/---
# Diegotistical/OptionsLab

Hardware: AMD Instinct MI355X
Metric: MC path-steps/sec (1M paths × 252 steps Euro call); price vs BS |err|/σ (higher is better)
Workload: dtype f32 normals / f64 prices

## Files before the change

include/olmc.h:

```cpp
#ifndef OLMC_H
#define OLMC_H

#include <stdint.h>

#ifdef __cplusplus
extern "C" {
#endif

#define OLMC_ABI_VERSION 6

enum {
    OLMC_OK = 0,
    OLMC_ERR_ARG = 1,
    OLMC_ERR_HIP = 2,
    OLMC_ERR_STATE = 3,
    OLMC_ERR_RCCL = 4
};

enum { OLMC_STREAM_GBM = 0, OLMC_STREAM_HESTON = 1, OLMC_STREAM_JUMP = 2, OLMC_STREAM_KOU = 3 };
enum { OLMC_AVG_ARITHMETIC = 0, OLMC_AVG_GEOMETRIC = 1, OLMC_AVG_ARITHMETIC_FAST = 2 };
#define OLMC_MAX_BATCH 16

typedef struct olmc_stats {
    double  sum;
// ... 184 lines not shown
                       const uint32_t* sv, const uint32_t* shift, int32_t bits, int path_major, double* out_host);

int olmc_multi_gpu_european(double S, double K, double T, double r, double sigma, double q, int is_call,
                            int64_t n_paths, int32_t n_steps, uint64_t seed, int antithetic,
                            int n_gpus, olmc_stats* out);
int olmc_multi_gpu_greeks_fd(double S, double K, double T, double r, double sigma, double q, int is_call,
                             int64_t n_paths, int32_t n_steps, uint64_t seed, int second_order,
                             int n_gpus, double* out9, olmc_stats* evals );
int olmc_multi_gpu_european_cv(double S, double K, double T, double r, double sigma, double q, int is_call,
                               int64_t n_paths, int32_t n_steps, uint64_t seed, int antithetic,
                               int n_gpus, olmc_cv_moments* out);
int olmc_multi_gpu_european_qmc(double S, double K, double T, double r, double sigma, double q, int is_call,
                                int64_t n_paths, int32_t dims, const uint32_t* sv, const uint32_t* shift, int32_t bits,
                                int n_gpus, olmc_stats* out);
int olmc_multi_gpu_european_qmc_greeks_fd(double S, double K, double T, double r, double sigma, double q, int is_call,
                                          int64_t n_paths, int32_t dims, const uint32_t* sv, const uint32_t* shift, int32_t bits,
                                          int second_order, int n_gpus, double* out9, olmc_stats* evals );
int olmc_multi_gpu_european_qmc_cv(double S, double K, double T, double r, double sigma, double q, int is_call,
                                   int64_t n_paths, int32_t dims, const uint32_t* sv, const uint32_t* shift, int32_t bits,
                                   int n_gpus, olmc_cv_moments* out);
int olmc_multi_gpu_spans(double* out8);

int olmc_fetch_dev(const double* d_src, int32_t n, void* hip_stream, double* out_host);

int olmc_combine_stats(const olmc_stats* parts, int32_t n_parts, double r, double T, olmc_stats* out);

int olmc_philox_words(uint64_t seed, int64_t path_offset, int64_t n_paths,
                      int32_t block0, int32_t n_blocks, uint32_t stream_tag, uint32_t* out_host);
int olmc_normals(uint64_t seed, int64_t path_offset, int64_t n_paths, int32_t n_steps,
                 float* out_host);

int olmc_profile_enable(int on);
enum { OLMC_TUNE_GRID_CAP = 2, OLMC_TUNE_QMC_BLOCK = 4, OLMC_TUNE_SPLIT_TAIL = 7, OLMC_TUNE_POLL = 8, OLMC_TUNE_SPLIT_SAT = 9,
       OLMC_TUNE_MULTI_LAUNCH = 10, OLMC_TUNE_STAGED_COPY = 11 };
int olmc_tune(int knob, int value);
int olmc_profile_reset(void);
int olmc_kernel_time(int64_t* launches, double* total_ms);

#ifdef __cplusplus
}
#endif
#endif
```

optionslab_amd/_hip.py:

```python
from __future__ import annotations

import ctypes as C
import importlib.util
import os
import sys
import threading
from typing import List, Optional, Sequence, Tuple

import numpy as np

from .exceptions import AccelerationError

LIBRARY_PATH = os.environ.get("OLMC_LIBRARY") or os.path.join(os.path.dirname(os.path.abspath(__file__)), "libolmc.so")
MAX_BATCH = 16
AVG_ARITHMETIC, AVG_GEOMETRIC, AVG_ARITHMETIC_FAST = 0, 1, 2
_U64 = (1 << 64) - 1


class Stats(C.Structure):
    _fields_ = [("sum", C.c_double), ("sumsq", C.c_double), ("n", C.c_int64),
                ("price", C.c_double), ("std_error", C.c_double)]


class Option(C.Structure):
# ... 46 lines not shown
    "olmc_extrema_qmc": (_I, _SIX + [_I, _I, _D, _I, _I64, _I64, _I32, C.POINTER(C.c_uint32), C.POINTER(C.c_uint32), _I32, _I, C.POINTER(Stats)]),
    "olmc_asian_qmc_greeks_fd": (_I, _SIX + [_I, _I, _I, _I64, _I32, C.POINTER(C.c_uint32), C.POINTER(C.c_uint32), _I32, _I, _I, C.POINTER(_D), C.POINTER(Stats)]),
    "olmc_extrema_qmc_greeks_fd": (_I, _SIX + [_I, _I, _D, _I, _I64, _I32, C.POINTER(C.c_uint32), C.POINTER(C.c_uint32), _I32, _I, _I, C.POINTER(_D),
                                              C.POINTER(Stats)]),
    "olmc_asian_greeks_fd": (_I, _SIX + [_I, _I, _I64, _I32, _U64T, _I, _I, C.POINTER(_D), C.POINTER(Stats)]),
    "olmc_extrema_greeks_fd": (_I, _SIX + [_I, _I, _D, _I64, _I32, _U64T, _I, _I, C.POINTER(_D), C.POINTER(Stats)]),
    "olmc_barrier": (_I, _SIX + [_I, _D, _I, _I64, _I64, _I32, _U64T, _I, C.POINTER(Stats)]),
    "olmc_lookback": (_I, _SIX + [_I, _I, _I64, _I64, _I32, _U64T, _I, C.POINTER(Stats)]),
    "olmc_autocallable": (_I, [_D] * 9 + [_I32, _I64, _I64, _I32, _U64T, _I, C.POINTER(Stats)]),
    "olmc_cliquet": (_I, [_D] * 9 + [_I32, _I64, _I64, _I32, _U64T, _I, C.POINTER(Stats)]),
    "olmc_exercise_boundary": (_I, _SIX + [_I, _I64, _I32, _U64T, C.POINTER(_D)]),
    "olmc_heston_paths": (_I, [_D] * 9 + [_I64, _I32, _U64T, _I, C.POINTER(_D), C.POINTER(_D)]),
    "olmc_jump_paths": (_I, [_D] * 5 + [_I, _D, _D, _D, _D, _I64, _I32, _U64T, _I, C.POINTER(_D)]),
    "olmc_american_lsm": (_I, _SIX + [_I, _I64, _I32, _I32, _U64T, C.POINTER(Stats)]),
    "olmc_autocallable_qmc": (_I, [_D] * 9 + [_I32, _I, _I64, _I64, _I32, C.POINTER(C.c_uint32), C.POINTER(C.c_uint32), _I32, _I, C.POINTER(Stats)]),
    "olmc_cliquet_qmc": (_I, [_D] * 9 + [_I32, _I, _I64, _I64, _I32, C.POINTER(C.c_uint32), C.POINTER(C.c_uint32), _I32, _I, C.POINTER(Stats)]),
    "olmc_american_lsm_qmc": (_I, _SIX + [_I, _I, _I64, _I32, C.POINTER(C.c_uint32), C.POINTER(C.c_uint32), _I32, _I32, C.POINTER(Stats)]),
    "olmc_exercise_boundary_qmc": (_I, _SIX + [_I, _I, _I64, _I32, C.POINTER(C.c_uint32), C.POINTER(C.c_uint32), _I32, C.POINTER(_D)]),
    "olmc_gbm_qmc_paths": (_I, [_D] * 5 + [_I, _I64, _I32, C.POINTER(C.c_uint32), C.POINTER(C.c_uint32), _I32, _I, C.POINTER(_D)]),
    "olmc_jump_diffusion": (_I, _SIX + [_I, _I, _D, _D, _D, _D, _I64, _I64, _I32, _U64T, C.POINTER(Stats)]),
    "olmc_heston": (_I, [_D] * 5 + [_I] + [_D] * 5 + [_I64, _I64, _I32, _U64T, _I, C.POINTER(Stats)]),
    "olmc_multi_gpu_european": (_I, _SIX + [_I, _I64, _I32, _U64T, _I, _I, C.POINTER(Stats)]),
    "olmc_multi_gpu_greeks_fd": (_I, _SIX + [_I, _I64, _I32, _U64T, _I, _I, C.POINTER(_D), C.POINTER(Stats)]),
    "olmc_multi_gpu_european_cv": (_I, _SIX + [_I, _I64, _I32, _U64T, _I, _I, C.POINTER(CvMoments)]),
    "olmc_multi_gpu_european_qmc": (_I, _SIX + [_I, _I64, _I32, C.POINTER(C.c_uint32), C.POINTER(C.c_uint32), _I32, _I, C.POINTER(Stats)]),
    "olmc_multi_gpu_european_qmc_greeks_fd": (_I, _SIX + [_I, _I64, _I32, C.POINTER(C.c_uint32), C.POINTER(C.c_uint32), _I32, _I, _I, C.POINTER(_D), C.POINTER(Stats)]),
    "olmc_multi_gpu_european_qmc_cv": (_I, _SIX + [_I, _I64, _I32, C.POINTER(C.c_uint32), C.POINTER(C.c_uint32), _I32, _I, C.POINTER(CvMoments)]),
    "olmc_multi_gpu_spans": (_I, [C.POINTER(_D)]),
    "olmc_combine_stats": (_I, [C.POINTER(Stats), _I32, _D, _D, C.POINTER(Stats)]),
    "olmc_philox_words": (_I, [_U64T, _I64, _I64, _I32, _I32, C.c_uint32, C.POINTER(C.c_uint32)]),
    "olmc_normals": (_I, [_U64T, _I64, _I64, _I32, C.POINTER(C.c_float)]),
    "olmc_profile_enable": (_I, [_I]),
    "olmc_tune": (_I, [_I, _I]),
    "olmc_profile_reset": (_I, []),
    "olmc_kernel_time": (_I, [C.POINTER(_I64), C.POINTER(_D)]),
}

_lock = threading.Lock()
_lib: Optional[C.CDLL] = None
_initialised = False
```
\---
• Work required
The answer should be a single number: the count of lines in the records that hold the string "bits".

• Exercise output
4